Because it is a binary classification problem, **binary_crossentropy** loss is used as the loss function. The efficient **ADAM optimization algorithm** is used. The model is fit for only 5 epochs because it quickly overfits the problem. A large batch size of 64 reviews is used to space out weight updates.

In [41]:
embedding_vecor_length = 32

model = Sequential()

model.add(Embedding(top_words, embedding_vecor_length, input_length=max_review_length))

model.add(LSTM(100, dropout=0.2, recurrent_dropout=0.2))
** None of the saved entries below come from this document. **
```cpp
inline StepPlan plan_steps(const dw_params& p, const Switches& sw) {
    StepPlan s;
    s.sym_albedo = albedo_symmetric(p.albedo_bare, p.albedo_light, p.albedo_dark) && !sw.no_sym;
    s.halo = halo_form(p.width);
    const int lpw = p.width / 4, wpr = lpw ? 64 / lpw : 0;
    const bool pack_shape = p.width >= 8 && p.width < 256 && wpr >= 1 && wpr * lpw * 10 >= 64 * 7 && !sw.no_pack;
    const long pack_strips = pack_shape ? (long)((p.batch + wpr - 1) / wpr) * ((p.height + 63) / 64) : 0;
    const bool packable = pack_shape && pack_strips >= (sw.pack_min_strips >= 0 ? sw.pack_min_strips : 512);
    const bool quads = p.precision != DW_PRECISION_F64 && p.width % 4 == 0;
    if (quads && (p.width >= 256 || packable) && std::strcmp(sw.kernel, "tiled") != 0) {
        s.kind = STEP_STREAM;
        s.packed = p.width < 256;
        StripGeom& g = s.sgeom;
        g.B = p.batch; g.H = p.height; g.W = p.width;
        g.ncs = (p.width + 255) / 256;
        g.lpw = s.packed ? lpw : 64;
        g.wpr = s.packed ? wpr : 1;
        const long groups = s.packed ? (p.batch + wpr - 1) / wpr : p.batch;
        g.SR = strip_rows_or_override(sw, INT_MAX, groups * g.ncs, p.height, 2048);
        g.nrs = (p.height + g.SR - 1) / g.SR;
        g.nstrips = (int)(groups * g.nrs * g.ncs);
        g.nwg = (g.nstrips + 3) / 4;
        g.chunk = (g.nwg + 7) / 8;
        g.qcap = kWaveQueueCap;
        int mcap = kMismatchCap;
        if (sw.queue_cap >= 0 && sw.queue_cap < kWaveQueueCap) g.qcap = sw.queue_cap;
        if (sw.mismatch_cap >= 0 && sw.mismatch_cap < kMismatchCap) mcap = sw.mismatch_cap;
        g.force_rescan = sw.force_rescan ? 1 : 0;
        s.allow_fuse = !sw.no_fuse;
        const bool ring = p.width == 1024 && !sw.no_ring;
        s.fused_mode = p.width <= 256 ? kFusedRot : (ring ? kFusedRing : kFusedOvl);
        FusedGeom& f = s.fgeom;
        f.B = p.batch; f.H = p.height; f.W = p.width;
        f.SR = g.SR;
        f.nrs = g.nrs;
        f.lpw = g.lpw; f.wpr = g.wpr;
        f.cols_per_strip = p.width <= 256 ? 256 : (ring ? 1024 : 248);
        f.ncs = s.packed ? 1 : (p.width + f.cols_per_strip - 1) / f.cols_per_strip;
        f.nstrips = (int)(groups * f.nrs * f.ncs);
        f.nwg = ring ? f.nstrips : (f.nstrips + 3) / 4;
        f.chunk = (f.nwg + 7) / 8;
        f.qcap = g.qcap;
        f.mcap = mcap;
        f.sure_need = 9 * p.n_agents + 9 * mcap + 1;
        s.trace_pairs = s.allow_fuse && !s.packed && s.fused_mode != kFusedRing;
        s.fmt_planes = p.precision == DW_PRECISION_FAST && s.allow_fuse && !s.packed && s.fused_mode == kFusedOvl && !sw.no_fmt_planes &&
                       (size_t)p.height * p.width * sizeof(plane_t) < ((size_t)1 << 31);
        s.seam_strips = s.fmt_planes && !sw.no_seam_strips && seam_layout(f, &s.seam_geom, &s.left_geom);
    } else if (quads && p.width >= 64) {
        s.kind = STEP_TILED;
        const int Wq = p.width / 4;
        if (Wq >= 64) {
            s.tcq = 64; s.rpt = 4;
            if (sw.tile_rpt == 2 || sw.tile_rpt == 4 || sw.tile_rpt == 8) s.rpt = sw.tile_rpt;
        }
        else if (Wq >= 32) { s.tcq = 32; s.rpt = 4; }
        else { s.tcq = 16; s.rpt = 2; }
        const int TR = (256 / s.tcq) * s.rpt;
        Geom& g = s.geom;
        g.B = p.batch; g.H = p.height; g.W = p.width; g.Wq = Wq;
        g.tiles_r = (p.height + TR - 1) / TR;
        g.tiles_c = (Wq + s.tcq - 1) / s.tcq;
        g.ntiles = p.batch * g.tiles_r * g.tiles_c;
        g.chunk = (g.ntiles + 7) / 8;
        g.qcap = kMaxFix;
        if (sw.queue_cap >= 0 && sw.queue_cap < kMaxFix) g.qcap = sw.queue_cap;
        s.tile_lds = (size_t)2 * (TR + 2) * (s.tcq + 2) * 4 * sizeof(float);
    }
    s.need_fixq = p.precision == DW_PRECISION_EXACT && s.kind == STEP_TILED;
    s.pw_stream = s.kind == STEP_STREAM && !s.packed;
    s.first_prec = p.precision == DW_PRECISION_FAST ? 1 : (p.precision == DW_PRECISION_EXACT && !sw.first_f64 ? 3 : 2);
    s.first_stream = (p.width % 256 == 0 || s.kind == STEP_STREAM) && s.first_prec != 2 && !sw.first_generic;
    if (s.first_stream) {
        FirstGeom& fg = s.first_geom;
        fg.B = p.batch; fg.H = p.height; fg.W = p.width;
        fg.lpw = s.packed ? lpw : 64;
        fg.wpr = s.packed ? wpr : 1;
        fg.ncs = s.packed ? 1 : (p.width + 255) / 256;
        const long groups = s.packed ? (p.batch + fg.wpr - 1) / fg.wpr : p.batch;
        fg.SR = strip_rows_or_override(sw, 64, groups * fg.ncs, p.height, 4096);
        fg.nrs = (p.height + fg.SR - 1) / fg.SR;
        fg.nstrips = (int)(groups * fg.nrs * fg.ncs);
    }
    return s;
}

}
```

### therldaisyworld_amd/csrc/dw_step_fused.hpp

```cpp
#pragma once
#include <type_traits>
#include "dw_step_stream.hpp"
#include "dw_types.hpp"

namespace dw {


template <typename TI>
__device__ inline unsigned int exact1_word(const TI* __restrict__ pL, const TI* __restrict__ pD, int H, int W,
                                           int r, int c, const PhysF64& Pa) {
    const int rr = wrap_near2(r, H), cc = wrap_near2(c, W);
    const int ru = rr == 0 ? H - 1 : rr - 1, rd = rr == H - 1 ? 0 : rr + 1;
    const int cl = cc == 0 ? W - 1 : cc - 1, cr = cc == W - 1 ? 0 : cc + 1;
    const int rows[3] = {ru, rr, rd}, cols[3] = {cl, cc, cr};
    unsigned int w1[9];
#pragma unroll
    for (int x = 0; x < 3; ++x)
#pragma unroll
        for (int y = 0; y < 3; ++y) {
            const size_t o = (size_t)rows[x] * W + cols[y];
            w1[x * 3 + y] = (unsigned)(float)pL[o] | ((unsigned)(float)pD[o] << 16);
        }
    const NewCoverF64 s1 = cell_f64_lean(Pa, w1);
    return (unsigned)dw_round3_k(s1.nl) | ((unsigned)dw_round3_k(s1.nd) << 16);
}

template <typename TI>
__device__ inline void exact2_cell(const TI* __restrict__ pL, const TI* __restrict__ pD, int H, int W, int r,
                                   int c, const PhysF64& Pa, const PhysF64& Pb, float& kl, float& kd) {
    unsigned int w2[9];
#pragma unroll
    for (int a = 0; a < 3; ++a)
#pragma unroll
        for (int e = 0; e < 3; ++e) {
            int rr = r + a - 1, cc = c + e - 1;
            rr = rr < 0 ? rr + H : (rr >= H ? rr - H : rr);
            cc = cc < 0 ? cc + W : (cc >= W ? cc - W : cc);
            const int ru = rr == 0 ? H - 1 : rr - 1, rd = rr == H - 1 ? 0 : rr + 1;
            const int cl = cc == 0 ? W - 1 : cc - 1, cr = cc == W - 1 ? 0 : cc + 1;
            const int rows[3] = {ru, rr, rd}, cols[3] = {cl, cc, cr};
            unsigned int w1[9];
#pragma unroll
            for (int x = 0; x < 3; ++x)
#pragma unroll
                for (int y = 0; y < 3; ++y) {
                    const size_t o = (size_t)rows[x] * W + cols[y];
                    w1[x * 3 + y] = (unsigned)(float)pL[o] | ((unsigned)(float)pD[o] << 16);
                }
            const NewCoverF64 s1 = cell_f64_lean(Pa, w1);
            w2[a * 3 + e] = (unsigned)dw_round3_k(s1.nl) | ((unsigned)dw_round3_k(s1.nd) << 16);
        }
    const NewCoverF64 s2 = cell_f64_lean(Pb, w2);
    kl = (float)dw_round3_k(s2.nl);
    kd = (float)dw_round3_k(s2.nd);
}
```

model.add(Dense(1, activation='sigmoid'))

In [42]:
model.summary()

Model: "sequential"
_________________________________________________________________
Layer (type)                 Output Shape              Param #   
embedding (Embedding)        (None, 500, 32)           320000    
_________________________________________________________________
lstm (LSTM)                  (None, 100)               53200     
_________________________________________________________________
dense (Dense)                (None, 1)                 101       
Total params: 373,301
Trainable params: 373,301
Non-trainable params: 0
_________________________________________________________________


In [43]:
model.compile(loss='binary_crossentropy', optimizer='adam', metrics=['accuracy'])

In [45]:
model.fit(X_train_em, y_train, epochs=5, batch_size=64) ## Increase the epochs as per your hardware

Epoch 1/5
Epoch 2/5
Epoch 3/5
Epoch 4/5
Epoch 5/5


<tensorflow.python.keras.callbacks.History at 0x1da5a17a148>

## Model Evaluation and scoring

In [48]:
scores = model.evaluate(X_test_em, y_test, verbose=0)
print("Accuracy: %.2f%%" % (scores[1]*100))

Accuracy: 86.88%


## Prediction on any one sample

In [54]:
y_pred = model.predict_classes(X_test_em, batch_size = 128)

In [75]:
def sentiment(val):
    if val==1:
        return 'Positive Review'
    return 'Negative Review'

def get_predictions(n):
    review = get_sentences(X_test[n])
    print('-----------------------------------')
    print('Predicted sentiment -', sentiment(y_pred[n]))
    print('-----------------------------------')
    print('Actual sentiment    -', sentiment(y_test[n]))

In [78]:
get_predictions(144)

<START> here's a couple of <UNK> out of an <UNK> i wrote for university about br br the book of revelation is an erotic thriller about sex power and a talented <UNK> struggle to regain his sense of self after being unfortunately raped by three <UNK> women the three women that <UNK> him all have distinctive marks on the bodies one has a giant birth mark on her <UNK> another has a <UNK> <UNK> on her lower stomach and the ring leader has a small circle on her breast so he lives his new life in search of these <UNK> and to find them on these intimate places he does what any sane man does when he needs to see as many naked women as possible to solve a mystery he has sex with them an hour and ten minutes into the film and you feel like he has almost had a piece of every woman in melbourne br br the film is a giant <UNK> of pretentious celluloid it is like <UNK> from every frame at only one point towards the films final climax does give a scene the same energy and strength as her debut featur

In [77]:
get_predictions(155)

<START> i actually found out about rising via the imdb website i have a particular interest in <UNK> brazilian culture and films rising is one of those gems that gives a new meaning to human transformation beautifully documented and filmed by jeff <UNK> and matt its the story anderson <UNK> a former <UNK> de <UNK> drug <UNK> who after the deaths of family members and friends becomes a christ like malcolm x and <UNK> all rolled into one <UNK> formed a <UNK> cultural movement that uses <UNK> brazilian <UNK> <UNK> brazilian martial arts <UNK> and other to <UNK> the hopeless and most times angry youth into vibrant <UNK> caring community loving individuals br br a few years ago i remember going to a screening of city of god de <UNK> and walked out of the theatre completely <UNK> the images were grim yet stunning and you couldn't take your eyes off the screen i remember how hopeless some situations were in the <UNK> and how <UNK> the society was due to the <UNK> neglect how drug <UNK> was a 

## Conclution:

Our model perform quite well with the predictions. The accuracy achieved with test data is 86.88% and the couple of predictions that were tried showed positive results.